Marine Le Pen en Russie : pour quoi faire ?

  • A
  • A
Marine Le Pen en Russie : pour quoi faire ?
Marien Le Pen disait en 2011 son admiration pour Vladimir Poutine.@ REUTERS
Partagez sur :

La présidente du FN a passé quelques jours en Russie, pays qu’elle et sa famille apprécient.

La Russie et la famille Le Pen, c’est une histoire qui dure. Jean-Marie Le Pen est ainsi l’ami de longue date de Vladimir Jirinovski, le peu recommandable président du Parti libéral-démocrate de Russie, formation ultranationaliste. Marine Le Pen, elle, se rêve en proche de Vladimir Poutine. La présidente du Front national était d’ailleurs à Moscou mercredi et jeudi, pour déclamer son attachement au pays et à son dirigeant.

"Guerre froide". Reçue par Sergueï Narychkine, le président de la Douma, le Parlement russe, Marine Le Pen s’est donc lancée dans une opération séduction. "J'aimerais qu'on rééquilibre un peu les relations puisque aujourd'hui j'ai quand même le sentiment que l'Union européenne mène une sorte de Guerre froide à la Russie", a-t-elle ainsi affirmé après son entretien, avant de s’en prendre à l’image que les Français ont de la Russie. "Ce serait une sorte de dictature, un pays totalement fermé.

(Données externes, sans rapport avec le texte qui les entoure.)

void IvfDecode::worker_device(int tid) {
  if (worker_nice > 0) setpriority(PRIO_PROCESS, (id_t)syscall(SYS_gettid), worker_nice);
  cudaSetDevice(e->device());
  double t_parse = 0, t_slot = 0, t_dma = 0;
  State state(w, h);
  int refs[3] = {-1, -1, -1};
  int slot_state[kTokSlots] = {};
  int next_slot = 0;
  int launches_done = 0;
  int rc = VP8GPU_OK;
  ivf_worker_kit* kit = acquire_kit();
  if (!kit) rc = e->fail(VP8GPU_ERR_NOMEM, "decode_ivf: token ring allocation failed");
  std::deque<int> live;
  size_t head = 0, a_start[kTokSlots] = {};
  bool held[kTokSlots] = {};
  long n_takes = 0, n_wraps = 0, n_waits = 0;
  struct ChunkTrace {
    cudaEvent_t ev[3];
    int frames;
  };
  std::vector<ChunkTrace> chunk_trace;
  auto arena_take = [&](int si, size_t need, auto in_chunk, vp8gpu_token** out) {
    const size_t cap = arena_tokens;
    if (held[si]) {
      live.erase(std::find(live.begin(), live.end(), si));
      held[si] = false;
    }
    for (;;) {
      size_t at = SIZE_MAX;
      if (live.empty()) {
        at = need <= cap ? 0 : SIZE_MAX;
      } else {
        const size_t tail = a_start[live.front()];
        if (head > tail) {
          if (cap - head >= need) at = head;
          else if (tail >= need) at = 0;
        } else if (tail - head >= need) {
          at = head;
        }
      }
      if (at != SIZE_MAX) {
        n_takes++;
        if (at == 0 && head > 0) n_wraps++;
        a_start[si] = at;
        head = at + need;
        held[si] = true;
        live.push_back(si);
        *out = kit->ring->arena + at;
        return VP8GPU_OK;
      }
      if (live.empty() || in_chunk(live.front())) return e->fail(VP8GPU_ERR_LOGIC, "decode_ivf: token arena too small");
      const int s = live.front();
      n_waits++;
      {
        std::unique_lock<std::mutex> lk(mu);
        cv_worker[tid].wait(lk, [&] { return slot_state[s] == kFree; });
      }
      if (kit->busy[s]) {
        if (kit->finished[s]) cudaEventSynchronize(kit->finished[s]);
        kit->busy[s] = false;
      }
      live.pop_front();
      held[s] = false;
    }
  };
  while (rc == VP8GPU_OK) {
    const int g = next_gop.fetch_add(1);
    if (g >= n_gops || first_error.load() != VP8GPU_OK) break;
    uint32_t i = gop_start[g];
    while (i < gop_start[g + 1] && rc == VP8GPU_OK) {
      const uint32_t left = gop_start[g + 1] - i;
      int want = tok_chunk;
      if (launches_done < 3 && (2 << launches_done) < want) want = 2 << launches_done;
      launches_done++;
      const int n = (int)left < want ? (int)left : want;
      const int first_slot = next_slot;
      int staged = 0, permits_taken = 0;
      for (int c = 0; c < n && rc == VP8GPU_OK; c++) {
        const int si = (first_slot + c) % tok_slots;
        const double t0 = now();
        {
          std::unique_lock<std::mutex> lk(mu);
          cv_worker[tid].wait(lk, [&] { return slot_state[si] == kFree; });
        }
        const double t1 = now();
        if (kit->busy[si]) {
          if (kit->finished[si]) cudaEventSynchronize(kit->finished[si]);
          kit->busy[si] = false;
        }
        const double t2 = now();
        vp8gpu_parsed* p = kit->parsed[si];
        rc = knobs.parse_cache ? parse_first_partition_cached(state, items[i + c].p, items[i + c].n, p->f)
                               : vp8::parse_frame(state, items[i + c].p, items[i + c].n, p->f, true);
        if (rc != VP8GPU_OK) break;
        count_mbs(p);
        vp8gpu_token* tokens = nullptr;
        rc = arena_take(si, e->token_cap_for(p->f.tw.bits_len), [&](int s) {
          return (s - first_slot + tok_slots) % tok_slots < c;
        }, &tokens);
        if (rc != VP8GPU_OK) break;
        rc = e->token_ring_stage(kit->ring, si, p->f, kit->copy_stream, tokens);
        if (rc != VP8GPU_OK) break;
        staged++;
        t_slot += t1 - t0;
        t_dma += t2 - t1;
        t_parse += now() - t2;
      }
      if (rc != VP8GPU_OK) break;
      cudaStream_t ks = kit->kstream[kit->next_kstream];
      kit->next_kstream = (kit->next_kstream + 1) % kTokStreams;
      cudaEventRecord(kit->staged[first_slot], kit->copy_stream);
      cudaStreamWaitEvent(ks, kit->staged[first_slot], 0);
      ChunkTrace ctr{{nullptr, nullptr, nullptr}, staged};
      if (knobs.trace) {
        for (cudaEvent_t& ev : ctr.ev) cudaEventCreate(&ev);
        cudaEventRecord(ctr.ev[0], kit->copy_stream);
        cudaEventRecord(ctr.ev[1], ks);
      }
      if (ctx->tok_capacity > 0) {
        std::unique_lock<std::mutex> lk(ctx->tok_mu);
        const int need = staged < ctx->tok_capacity ? staged : ctx->tok_capacity;
        ctx->tok_cv.wait(lk, [&] { return ctx->tok_permits >= need; });
        ctx->tok_permits -= need;
        permits_taken = need;
      }
      const int until_wrap = tok_slots - first_slot;
      rc = e->token_ring_launch(kit->ring, first_slot, staged < until_wrap ? staged : until_wrap, ks);
      if (rc == VP8GPU_OK && staged > until_wrap) rc = e->token_ring_launch(kit->ring, 0, staged - until_wrap, ks);
      if (rc == VP8GPU_OK)
        cudaEventRecord(kit->ready[first_slot], ks);
      if (knobs.trace) {
        cudaEventRecord(ctr.ev[2], ks);
        chunk_trace.push_back(ctr);
      }
      if (permits_taken && cudaLaunchHostFunc(ks, tok_release_cb, new TokRelease{ctx, permits_taken}) != cudaSuccess) {
        std::lock_guard<std::mutex> lk(ctx->tok_mu);
        ctx->tok_permits += permits_taken;
      }
      if (rc != VP8GPU_OK) break;
      for (int c = 0; c < staged && rc == VP8GPU_OK; c++) {
        const int si = (first_slot + c) % tok_slots;
        vp8gpu_parsed* p = kit->parsed[si];
        const vp8gpu_frame_desc& desc = p->f.desc;
        Pending job;
        job.slot = p;
        job.slot_state = &slot_state[si];
        job.out_off = (dst && desc.show_frame) ? items[i + c].out_off : -1;
        job.ring = kit->ring;
        job.ring_slot = si;
        job.ready = kit->ready[first_slot];
        job.finished = &kit->finished[si];
        rc = e->frame_alloc(&job.out);
        if (rc != VP8GPU_OK) break;
        for (int k = 0; k < 3; k++) {
          job.refs[k] = desc.key_frame ? -1 : refs[k];
          if (job.refs[k] >= 0) e->frame_retain(job.refs[k]);
        }
        advance_refs(e, refs, desc, job.out);
        kit->busy[si] = true;
        {
          std::lock_guard<std::mutex> lk(mu);
          slot_state[si] = kQueued;
          job.tid = tid;
        queues[tid].push_back(job);
        }
        cv_disp[tid % n_disp].notify_one();
      }
      next_slot = (first_slot + staged) % tok_slots;
      i += (uint32_t)staged;
    }
    if (rc != VP8GPU_OK) break;
  }
  if (rc != VP8GPU_OK) set_error(rc);
  {
    std::unique_lock<std::mutex> lk(mu);
    cv_worker[tid].wait(lk, [&] {
      for (int k = 0; k < kTokSlots; k++)
        if (slot_state[k] != kFree) return false;
      return true;
    });
    running[tid % n_disp]--;
  }
  cv_disp[tid % n_disp].notify_one();
  {
    std::lock_guard<std::mutex> lk(stats_mu);
    st_parse += t_parse;
    st_wait_slot += t_slot;
    st_wait_dma += t_dma;
  }
  for (int k = 0; k < 3; k++)
    if (refs[k] >= 0) e->frame_release(refs[k]);
  if (kit) {
    for (int k = 0; k < kTokSlots; k++)
      if (kit->busy[k]) {
        if (kit->finished[k]) cudaEventSynchronize(kit->finished[k]);
        kit->busy[k] = false;
      }
    cudaStreamSynchronize(kit->copy_stream);
    for (cudaStream_t st : kit->kstream) cudaStreamSynchronize(st);
    uint32_t res[kTokSlots][2];
    if (cudaMemcpy2D(res, 8, kit->ring->dev + kit->ring->result_off, kit->ring->stride, 8, (size_t)kit->ring->nslots,
                     cudaMemcpyDeviceToHost) == cudaSuccess) {
      bool cleared = false;
      for (int k = 0; k < kit->ring->nslots && k < tok_slots; k++)
        if (res[k][1]) {
          set_error(e->fail(VP8GPU_ERR_LOGIC, "device token pool overflow"));
          cleared = e->token_ring_clear_result(kit->ring, k, kit->copy_stream) == VP8GPU_OK || cleared;
        }
      if (cleared) cudaStreamSynchronize(kit->copy_stream);
    }
    if (knobs.trace) {
      fprintf(stderr, "decode_ivf arena: worker %d takes %ld wraps %ld waits %ld cap %zu slots %d chunk %d\n", tid, n_takes, n_wraps,
              n_waits, arena_tokens, tok_slots, tok_chunk);
      std::vector<float> lat, kern;
      long frames = 0;
      for (ChunkTrace& c : chunk_trace) {
        float ms = 0;
        if (cudaEventElapsedTime(&ms, c.ev[0], c.ev[2]) == cudaSuccess) lat.push_back(ms);
        if (cudaEventElapsedTime(&ms, c.ev[1], c.ev[2]) == cudaSuccess) kern.push_back(ms);
        frames += c.frames;
        for (cudaEvent_t ev : c.ev) cudaEventDestroy(ev);
      }
      auto pct = [](std::vector<float>& v, double q) {
        if (v.empty()) return 0.0;
        std::sort(v.begin(), v.end());
        return (double)v[std::min(v.size() - 1, (size_t)(q * (v.size() - 1) + 0.5))];
      };
      fprintf(stderr, "[trace] worker %d chunks: %zu (%ld frames); staged -> ready ms p10 %.2f p50 %.2f p90 %.2f max %.2f; "
              "k_tokens start -> ready ms p50 %.2f p90 %.2f max %.2f\n", tid, chunk_trace.size(), frames, pct(lat, 0.1), pct(lat, 0.5),
              pct(lat, 0.9), pct(lat, 1.0), pct(kern, 0.5), pct(kern, 0.9), pct(kern, 1.0));
    }
    std::lock_guard<std::mutex> lk(ctx->pool_mu);
    ctx->kit_pool.push_back(kit);
  }
}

Cela n'est pas objectivement la réalité", a-t-elle jugé. Elle a ensuite fustigé en plus le mariage pour tous, loi qui horrifie le Kremlin, et salué la position russe sur la Syrie. Poutine, qu’elle admire, tient tête aux Occidentaux et ça, ça lui plaît.

Avant elle, Marion Le Pen. Avant Marine, c’est Marion Maréchal-Le Pen qui avait fait le déplacement en Russie, en décembre dernier. Accueillie avec les honneurs à la Douma, la jeune députée avait martelé ses messages : défense de la souveraineté, de l’identité, saupoudrée d’un soupçon d’anti-américanisme. Montrant ainsi que Russie unie, le parti de  Vladimir Poutine, et le Front national ont beaucoup de choses en commun. Le déplacement de la présidente du FN n’a fait que renforcer cette impression.

Chouchoute des télés d’Etat. Des positions qui ont valu à Marine Le Pen de devenir ces derniers mois la chouchoute des chaînes de télévision d’Etat russe, qui la présente comme l’opposante numéro un à François Hollande. Sergueï Narychkine, le président de la Douma, la qualifie de son côté de " figure politique importante". D’autres hauts responsables russes sont même convaincus qu’avec elle, "le FN c’est l’avenir de la France".